Optionally, on the mask, the width of the strip-shaped auxiliary structure pattern is not less than the width of the CD Bar pattern.

After photoetching is carried out by using the mask, the width of the strip-shaped auxiliary structure formed on the surface of the wafer is not less than the width of the CD Bar.

Optionally, after the mask is used for photolithography, the formed strip-shaped auxiliary structure and the CD Bar are located on the surface of the scribe line of the wafer.

Optionally, on the mask, a part of the strip-shaped auxiliary structure pattern is parallel to the X direction of the CD Bar pattern, and a part of the strip-shaped auxiliary structure pattern is parallel to the Y direction of the CD Bar pattern.

After photoetching is carried out by using the mask, the part of the strip-shaped auxiliary structure in the cutting channel area of the wafer is parallel to the cutting channel, the part of the strip-shaped auxiliary structure is vertical to the cutting channel, and the length of the strip-shaped auxiliary structure vertical to the cutting channel is smaller than the width of the cutting channel.
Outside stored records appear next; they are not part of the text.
## Interleave LDS transpose reads with MFMAs in TN256 weight-grad mainloop

```diff
diff --git a/xfm_amd/csrc/gemm.hip b/xfm_amd/csrc/gemm.hip
--- a/xfm_amd/csrc/gemm.hip
+++ b/xfm_amd/csrc/gemm.hip
@@ -1136,7 +1136,7 @@
 template <bool RAGGED>
 __device__ __forceinline__ void tn256_mainloop(const Tn256Seg& sg, char* smem, f32x4 (&acc)[8][4], f32x4 (&bacc)[2]) {
   constexpr int UNIT = 64 * 256, BUF = 4 * UNIT;
-  const int tid = threadIdx.x, lane = tid & 63, w = tid >> 6;
+  const int tid = threadIdx.x, lane = tid & 63, w = __builtin_amdgcn_readfirstlane(tid >> 6);
   const int wr = w >> 2, wc = w & 3;
   const int lr = lane & 15, lg = lane >> 4;
   const int n0 = sg.n0, k0 = sg.k0, mbeg = sg.mbeg, nk = sg.nk;
@@ -1177,6 +1177,14 @@
     }
   };
 
+  auto stage = [&](int q) {
+    if (q >= total) return;
+    issue(q + 5);
+    if ((q & 3) == 2) return;
+    const int last = q + 5 < total ? q + 5 : total - 1;
+    wait_younger(last - (q + 2) < 0 ? 0 : last - (q + 2));
+  };
+
 #pragma unroll
   for (int i = 0; i < 8; ++i)
 #pragma unroll
@@ -1199,14 +1207,15 @@
     const int col = wc * 32 + f * 16 + 4 * (lr & 3);
     offb[f] = lrow * 256 + (((col >> 3) ^ tsw) << 4) + (col & 7) * 2;
   }
-  auto tr_pair = [&](const char* p) {
-    const s16x4 lo = __builtin_amdgcn_ds_read_tr16_b64_v4i16(LDS_PTR(s16x4, p));
-    const s16x4 hi = __builtin_amdgcn_ds_read_tr16_b64_v4i16(LDS_PTR(s16x4, p + 1024));
+  auto tr_lo = [&](const char* p) { return __builtin_amdgcn_ds_read_tr16_b64_v4i16(LDS_PTR(s16x4, p)); };
+  auto tr_hi = [&](const char* p) { return __builtin_amdgcn_ds_read_tr16_b64_v4i16(LDS_PTR(s16x4, p + 1024)); };
+  auto tr_join = [&](s16x4 lo, s16x4 hi) {
     union { struct { s16x4 a, b; } s; bf16x8 v; } u;
     u.s.a = lo;
     u.s.b = hi;
     return u.v;
   };
+  auto tr_pair = [&](const char* p) { return tr_join(tr_lo(p), tr_hi(p)); };
   bf16x8 xa[4][2], wb0[2][2], wb1[2][2];
   auto read_a = [&](const char* unit) {
 #pragma unroll
@@ -1222,15 +1231,62 @@
       wb[f][1] = tr_pair(unit + offb[f] + 8192);
     }
   };
-#define XFM_TQUAD(MH, NH, WB)                                                                                    \
-  do {                                                                                                           \
-    __builtin_amdgcn_s_setprio(1);                                                                               \
-    _Pragma("unroll") for (int ks = 0; ks < 2; ++ks)                                                             \
-    _Pragma("unroll") for (int m = 0; m < 4; ++m)                                                                \
-    _Pragma("unroll") for (int n = 0; n < 2; ++n)                                                                \
-      acc[MH * 4 + m][NH * 2 + n] =                                                                              \
-          __builtin_amdgcn_mfma_f32_16x16x32_bf16(xa[m][ks], WB[n][ks], acc[MH * 4 + m][NH * 2 + n], 0, 0, 0);  \
-    __builtin_amdgcn_s_setprio(0);                                                                               \
+#define XFM_TMFMA(MH, NH, WB, KS, M, N)                                                                           \
+  acc[MH * 4 + M][NH * 2 + N] =                                                                                   \
+      __builtin_amdgcn_mfma_f32_16x16x32_bf16(xa[M][KS], WB[N][KS], acc[MH * 4 + M][NH * 2 + N], 0, 0, 0)
+#define XFM_THALF(MH, NH, WB, KS)                                                                                 \
+  do {                                                                                                            \
+    _Pragma("unroll") for (int m = 0; m < 4; ++m) {                                                               \
+      XFM_TMFMA(MH, NH, WB, KS, m, 0);                                                                            \
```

It should be noted that, on the mask, the number of the strip-shaped auxiliary structure patterns in the X direction of the CD Bar pattern may be the same as or different from the number of the strip-shaped auxiliary structure patterns in the Y direction of the CD Bar pattern; the lengths of the strip-shaped auxiliary structure patterns around the CD Bar pattern are the same or different, and the widths of the strip-shaped auxiliary structure patterns around the CD Bar pattern are the same or different; the number of the strip-shaped auxiliary structure patterns on each side of the CD Bar pattern is one or more, and the number of the strip-shaped auxiliary structure patterns on each side of the CD Bar pattern can be the same or different; the strip-shaped auxiliary structure patterns may or may not be in contact with each other.

It should be understood that the above examples are only for clarity of illustration and are not intended to limit the embodiments. Other variations and modifications will be apparent to persons skilled in the art in light of the above description. And are neither required nor exhaustive of all embodiments. And obvious variations or modifications of this invention are intended to be covered by the scope of the invention as expressed herein.